Engarrafamento no Everest: 274 alpinistas ao mesmo tempo no topo do mundo
Entenda como o Everest virou um "lixão de luxo". O recorde de alpinistas no topo gera engarrafamentos na zona da morte e levanta duras críticas ao capitalismo
Engarrafamento no Everest: 274 alpinistas ao mesmo tempo no topo do mundo O Everest, antes símbolo de superação humana, tornou-se um negócio capitalista acessível a quem paga cerca de 70 mil euros por expedições, especialmente em abril e maio. Este ano, um recorde de 274 alpinistas atingiram o cume simultaneamente, causando um engarrafamento na “zona da morte” acima dos 8 mil metros.

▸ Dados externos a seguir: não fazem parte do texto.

diff --git a/monoflex_amd/build.py b/monoflex_amd/build.py
--- a/monoflex_amd/build.py
+++ b/monoflex_amd/build.py
@@ -8,7 +8,7 @@
 CSRC = os.path.join(HERE, "csrc")
 OBJ = os.path.join(CSRC, "build")
 LIB = os.path.join(CSRC, "libmonoflex_hip.so")
-SOURCES = ["capi.hip", "options.hip", "conv_kernels.hip", "conv_halo.hip", "conv_cw.hip", "conv_cws.hip", "misc_kernels.hip", "stem.hip", "f1_fused.hip", "heads.hip", "decode.hip", "dcn_wave.hip", "dcn_patch.hip", "dcn_lds.hip", "dcn_ps.hip", "gemm_as.hip", "dcn_ext.hip", "dcn_bwd.hip", "dcn_bwd_tile.hip", "psroi_pool.hip", "train_kernels.hip", "adamw.hip", "wgrad_tr.hip", "loss_kernels.hip", "box3d_iou.hip", "head_sparse.hip", "gram_heads.hip", "kitti_encode.hip", "kitti_eval.hip"]
+SOURCES = ["capi.hip", "options.hip", "conv_kernels.hip", "conv_halo.hip", "conv_cw.hip", "conv_cws.hip", "misc_kernels.hip", "stem.hip", "f1_fused.hip", "heads.hip", "edge_chain.hip", "decode.hip", "dcn_wave.hip", "dcn_patch.hip", "dcn_lds.hip", "dcn_ps.hip", "gemm_as.hip", "dcn_ext.hip", "dcn_bwd.hip", "dcn_bwd_tile.hip", "psroi_pool.hip", "train_kernels.hip", "adamw.hip", "wgrad_tr.hip", "loss_kernels.hip", "box3d_iou.hip", "head_sparse.hip", "gram_heads.hip", "kitti_encode.hip", "kitti_eval.hip"]
 FLAGS = ["--offload-arch=gfx950", "-O3", "-std=c++17", "-fPIC", "-Wall", "-Wno-unused-function"]
 if os.environ.get("MFX_PROBES") == "1":
     FLAGS.append("-DMFX_PROBES")
diff --git a/monoflex_amd/csrc/edge_chain.hip b/monoflex_amd/csrc/edge_chain.hip
--- /dev/null
+++ b/monoflex_amd/csrc/edge_chain.hip
@@ -0,0 +1,200 @@
+#include "../../include/monoflex_hip.h"
+#include "err.h"
+#include "common.h"
+
+namespace mfx {
+
+namespace ec {
+constexpr int SEG = 62, ROWS = 64;
+constexpr int CIN = 64, HC = 256;
+constexpr int NK1 = 9 * CIN / 32, NK2 = 3 * HC / 32, NK3 = HC / 32;
+constexpr int G_ROW = 9 * CIN * 2 + 16;
+constexpr int T_ROW = HC * 2 + 16;
+constexpr int G_BYTES = ROWS * G_ROW;
+constexpr int T_BYTES = (ROWS + 2) * T_ROW;
+constexpr int XY_BYTES = ROWS * 8;
+constexpr int SMEM = G_BYTES + T_BYTES + XY_BYTES;
+constexpr int DEPTH = 6;
+static_assert(ROWS * T_ROW <= G_BYTES, "the Conv1d output reuses the gathered input's space");
+}
+
+struct EdgeChainArgs {
+    const void* x; const int* edge_xy;
+    const void* w_trunk; const float* scale_trunk; const float* shift_trunk;
+    const void* w_conv; const float* scale_conv; const float* shift_conv;
+    const void* w_out; const float* bias_out;
+    float* out;
+    int B, H, W, L, relu;
+};
+
+template <int NK> __device__ __forceinline__ void ring_load(u32x4 (&slot)[4], const u32x4* wl, int ks) {
+#pragma unroll
+    for (int j = 0; j < 4; ++j) slot[j] = wl[(j * NK + ks) * 64];
+}
+
+template <int NK> __device__ __forceinline__ void ring_fill(u32x4 (&ring)[ec::DEPTH][4], const u32x4* wl) {
+#pragma unroll
+    for (int s = 0; s < ec::DEPTH; ++s)
+        if (s < NK) ring_load<NK>(ring[s], wl, s);
+}
+
+template <typename T, int NK, int ROWB, typename AF>
+__device__ __forceinline__ void chain_gemm(f32x4 (&acc)[4][4], u32x4 (&ring)[ec::DEPTH][4], const u32x4* wl, AF a_addr) {
+#pragma unroll
+    for (int i = 0; i < 4; ++i)
+#pragma unroll
+        for (int j = 0; j < 4; ++j) acc[i][j] = f32x4{0.f, 0.f, 0.f, 0.f};
+#pragma unroll
+    for (int ks = 0; ks < NK; ++ks) {
+        u32x4 a[4], b[4];
+#pragma unroll
+        for (int j = 0; j < 4; ++j) b[j] = ring[ks % ec::DEPTH][j];
+        if (ks + ec::DEPTH < NK) ring_load<NK>(ring[ks % ec::DEPTH], wl, ks + ec::DEPTH);
+        const char* ap = a_addr(ks);
+#pragma unroll
+        for (int i = 0; i < 4; ++i) a[i] = *reinterpret_cast<const u32x4*>(ap + i * 16 * ROWB);
+#pragma unroll
+        for (int i = 0; i < 4; ++i)
+#pragma unroll
+            for (int j = 0; j < 4; ++j) mma_chunk<T>(a[i], b[j], acc[i][j]);
+    }
+}
+
+template <typename T, int ACT>
+__device__ __forceinline__ void chain_epilogue(const f32x4 (&acc)[4][4], char* dst, const float* scale, const float* shift, int n0, int lane) {
+#pragma unroll
+    for (int j = 0; j < 4; ++j) {
+        const int n = n0 + j * 16 + (lane & 15);
+        const float sc = scale[n], sh = shift[n];
+#pragma unroll
+        for (int i = 0; i < 4; ++i) {
+            const int m = i * 16 + (lane >> 4) * 4;
+#pragma unroll
+            for (int r = 0; r < 4; ++r) {
+                float v = acc[i][j][r] * sc + sh;
+                if (ACT == ACT_RELU) v = fmaxf(v, 0.f);
+                if (ACT == ACT_LEAKY) v = v > 0.f ? v : 0.01f * v;
+                asm volatile("" : "+v"(v));
+                ElemTraits<T>::store(reinterpret_cast<T*>(dst + (m + r) * ec::T_ROW) + n, v);
+            }
+        }
+    }
+}
+
+template <typename T>
+__global__ __launch_bounds__(256) void edge_chain_kernel(EdgeChainArgs a) {
+    using namespace ec;
+    extern __shared__ __attribute__((aligned(16))) char smem[];
+    char* Gs = smem;
+    char* Ts = smem + G_BYTES;
+    int* xy = reinterpret_cast<int*>(smem + G_BYTES + T_BYTES);
+    const int tid = threadIdx.x, lane = tid & 63, wave = tid >> 6;
+    const int seg = blockIdx.x, br = blockIdx.y, b = blockIdx.z;
+    const int p0 = seg * SEG;
+
+    u32x4 ring[DEPTH][4];
+    const u32x4* w1 = reinterpret_cast<const u32x4*>(a.w_trunk) + (size_t)(br * 16 + wave * 4) * NK1 * 64 + lane;
+    ring_fill<NK1>(ring, w1);
+
+    if (tid < ROWS) {
+        const int p = min(max(p0 - 1 + tid, 0), a.L - 1);
+        const int* e = a.edge_xy + ((size_t)b * a.L + p) * 2;
+        xy[2 * tid] = min(max(e[0], 0), a.W - 1);
+        xy[2 * tid + 1] = min(max(e[1], 0), a.H - 1);
+    }
+    __syncthreads();
+    {
+        const char* xb = reinterpret_cast<const char*>(a.x) + (size_t)b * a.H * a.W * (CIN * 2);
+        constexpr int PER = ROWS * 72 / 256;
+        u32x4 g[PER];
+#pragma unroll
+        for (int i = 0; i < PER; ++i) {
+            const int idx = tid + 256 * i, row = idx / 72, rem = idx - row * 72, tap = rem >> 3, c = rem & 7;
+            const int th = tap / 3, tw = tap - th * 3;
+            const int ih = xy[2 * row + 1] + th - 1, iw = xy[2 * row] + tw - 1;
+            const bool ok = ih >= 0 && ih < a.H && iw >= 0 && iw < a.W;
+            const int ihc = min(max(ih, 0), a.H - 1), iwc = min(max(iw, 0), a.W - 1);
+            const u32x4 z = *reinterpret_cast<const u32x4*>(xb + ((size_t)ihc * a.W + iwc) * (CIN * 2) + c * 16);
+            g[i] = ok ? z : u32x4{0u, 0u, 0u, 0u};
+        }
+#pragma unroll
+        for (int i = 0; i < PER; ++i) {
+            const int idx = tid + 256 * i, row = idx / 72, rem = idx - row * 72;
+            *reinterpret_cast<u32x4*>(Gs + row * G_ROW + rem * 16) = g[i];
+        }
+    }
+    __syncthreads();
+
+    const int frag = (lane & 15), kq16 = (lane >> 4) * 16;
+    f32x4 acc[4][4];
+    chain_gemm<T, NK1, G_ROW>(acc, ring, w1, [&](int ks) { return Gs + frag * G_ROW + ks * 64 + kq16; });
+    const u32x4* w2 = reinterpret_cast<const u32x4*>(a.w_conv) + (size_t)(br * 16 + wave * 4) * NK2 * 64 + lane;
+    ring_fill<NK2>(ring, w2);
+    chain_epilogue<T, ACT_LEAKY>(acc, Ts, a.scale_trunk + br * HC, a.shift_trunk + br * HC, wave * 64, lane);
+    __syncthreads();
+
+    chain_gemm<T, NK2, T_ROW>(acc, ring, w2, [&](int ks) { return Ts + (frag + (ks >> 3)) * T_ROW + (ks & 7) * 64 + kq16; });
+    if (a.relu) chain_epilogue<T, ACT_RELU>(acc, Gs, a.scale_conv + br * HC, a.shift_conv + br * HC, wave * 64, lane);
+    else chain_epilogue<T, ACT_NONE>(acc, Gs, a.scale_conv + br * HC, a.shift_conv + br * HC, wave * 64, lane);
+    __syncthreads();
+
+    const u32x4* w3 = reinterpret_cast<const u32x4*>(a.w_out) + (size_t)br * NK3 * 64 + lane;
+    u32x4 b3[NK3];
+#pragma unroll
+    for (int ks = 0; ks < NK3; ++ks) b3[ks] = w3[ks * 64];
+    f32x4 o = f32x4{0.f, 0.f, 0.f, 0.f};
+#pragma unroll
+    for (int ks = 0; ks < NK3; ++ks)
+        mma_chunk<T>(*reinterpret_cast<const u32x4*>(Gs + (wave * 16 + frag) * T_ROW + ks * 64 + kq16), b3[ks], o);
+    const int n = lane & 15;
+    if (n < 4) {
+        const float bias = a.bias_out[br * 16 + n];
+#pragma unroll
+        for (int r = 0; r < 4; ++r) {
+            const int i = wave * 16 + (lane >> 4) * 4 + r, p = p0 + i;
+            if (i < SEG && p < a.L) a.out[(((size_t)br * a.B + b) * a.L + p) * 4 + n] = o[r] + bias;
+        }
+    }
+}
+
+static bool edge_chain_supported(const mfx_edge_chain_desc* d) {
+    return (d->dtype == MFX_BF16 || d->dtype == MFX_F16) && d->C == ec::CIN && d->head_conv == ec::HC && d->ksize == 3;
+}
+
+template <typename T> static int launch_edge_chain(const EdgeChainArgs& a, hipStream_t st) {
+    auto k = edge_chain_kernel<T>;
+    static bool attr_set = false;
+    if (!attr_set) {
+        MFX_HIP_CHECK(hipFuncSetAttribute(reinterpret_cast<const void*>(k), hipFuncAttributeMaxDynamicSharedMemorySize, ec::SMEM));
+        attr_set = true;
+    }
+    const int nseg = (a.L + ec::SEG - 1) / ec::SEG;
+    hipLaunchKernelGGL(k, dim3(nseg, 2, a.B), dim3(256), ec::SMEM, st, a);
+    MFX_HIP_CHECK(hipGetLastError());
+    return MFX_OK;
+}
+
+}
+using namespace mfx;
+
+extern "C" int mfx_edge_chain_applies(const mfx_edge_chain_desc* d) { return (d && g_opt_edge_chain != 0 && edge_chain_supported(d)) ? 1 : 0; }
+
+extern "C" int mfx_edge_chain(const mfx_edge_chain_desc* d, void* stream) {
+    if (!d || !d->x || !d->edge_xy || !d->w_trunk || !d->scale_trunk || !d->shift_trunk || !d->w_conv || !d->scale_conv || !d->shift_conv ||
+        !d->w_out || !d->bias_out || !d->out)
+        return mfx_fail(MFX_ERR_ARG, "edge_chain: null pointer");
+    if (d->dtype != MFX_BF16 && d->dtype != MFX_F16) return mfx_fail(MFX_ERR_UNSUPPORTED, "edge_chain: bf16 or fp16 activations only");
+    if (!edge_chain_supported(d)) return mfx_fail(MFX_ERR_UNSUPPORTED, "edge_chain: built for 64 feature channels, 256 head channels and a k = 3 Conv1d");
+    if (d->B <= 0 || d->H <= 0 || d->W <= 0 || d->L < 0) return mfx_fail(MFX_ERR_ARG, "edge_chain: bad B / H / W / L");
+    if (d->B > 65535) return mfx_fail(MFX_ERR_UNSUPPORTED, "edge_chain: more than 65535 images");
+    if (d->L == 0) return MFX_OK;
+    EdgeChainArgs a;
+    a.x = d->x; a.edge_xy = d->edge_xy;
+    a.w_trunk = d->w_trunk; a.scale_trunk = d->scale_trunk; a.shift_trunk = d->shift_trunk;
+    a.w_conv = d->w_conv; a.scale_conv = d->scale_conv; a.shift_conv = d->shift_conv;
+    a.w_out = d->w_out; a.bias_out = d->bias_out; a.out = d->out;
+    a.B = d->B; a.H = d->H; a.W = d->W; a.L = d->L; a.relu = d->relu ? 1 : 0;
+    ++g_cnt_edge_chain;
+    hipStream_t st = reinterpret_cast<hipStream_t>(stream);
+    return d->dtype == MFX_BF16 ? launch_edge_chain<bf16_t>(a, st) : launch_edge_chain<half_t>(a, st);
+}
diff --git a/monoflex_amd/csrc/options.h b/monoflex_amd/csrc/options.h
--- a/monoflex_amd/csrc/options.h
+++ b/monoflex_amd/csrc/options.h
@@ -34,6 +34,8 @@
     X(heads_mfma32, 0, MFX_NOLO, MFX_NOHI, "1 = the v_mfma_f32_32x32x16 form of the kernel where the caller supplies its packs (mfx_heads_desc.w1_32 / w2_32)") \
     X(heads_planes, 0, MFX_NOLO, MFX_NOHI, "1 = four k-group planes (no LDS bank conflicts: 48 % -> 11 % of the LDS cycles, LDS-active cycles -42 %), " \
         "0 = one 144-byte record per pixel.  Same kernel time (555 vs 555 us, A/B in one run): not LDS-bound") \
+    X(edge_chain, 1, MFX_NOLO, MFX_NOHI, "1 = the edge fusion's conv chain (trunk, Conv1d, 1x1 of both branches) as one kernel where mfx_edge_chain applies " \
+        "(edge_chain.hip: 16-bit modes, bit-identical output), 0 = five mfx_conv2d_nhwc launches") \
     X(topk_strips, 8, MFX_NOLO, MFX_NOHI, "row strips per (class, image) map when a workspace is supplied; 1 = single-workgroup kernel") \
     X(topk_merge_z, 16, MFX_NOLO, MFX_NOHI, "workgroups per (class, image) map in the merge; values outside 1..64 are an error") \
     X(topk_merge_threads, 512, MFX_NOLO, MFX_NOHI, "their size; must be a multiple of 64 in 64..512 (the merge ranks by whole wavefronts; 512 = its __launch_bounds__)") \
@@ -94,6 +96,7 @@
     X(conv_igemm, "launches of the generic implicit-GEMM kernel (conv_kernels.hip)") \
     X(conv_splitk, "those that ran split-K") \
     X(conv_bn_stats, "convolutions whose epilogue accumulated the BatchNorm statistics") \
+    X(edge_chain, "launches of the edge fusion's one-kernel conv chain (edge_chain.hip)") \
      \
     X(wgrad_patch, "weight gradients by the LDS-patch kernel (wgrad_tr.hip)") \
     X(wgrad_tr, "weight gradients by the transposed-read kernel (wgrad_tr.hip)") \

Uma crítica aponta que o Everest se tornou um “lixão de luxo” e um destino turístico de massa, com objetos abandonados e lixo, resultado da apropriação pelos ricos que buscam status, sem responsabilidade pela poluição deixada.
- O Everest, antes um símbolo de superação, agora é um negócio capitalista acessível por cerca de 70 mil euros.
- Um recorde de 274 alpinistas atingiu o cume simultaneamente, causando um engarrafamento na “zona da morte”.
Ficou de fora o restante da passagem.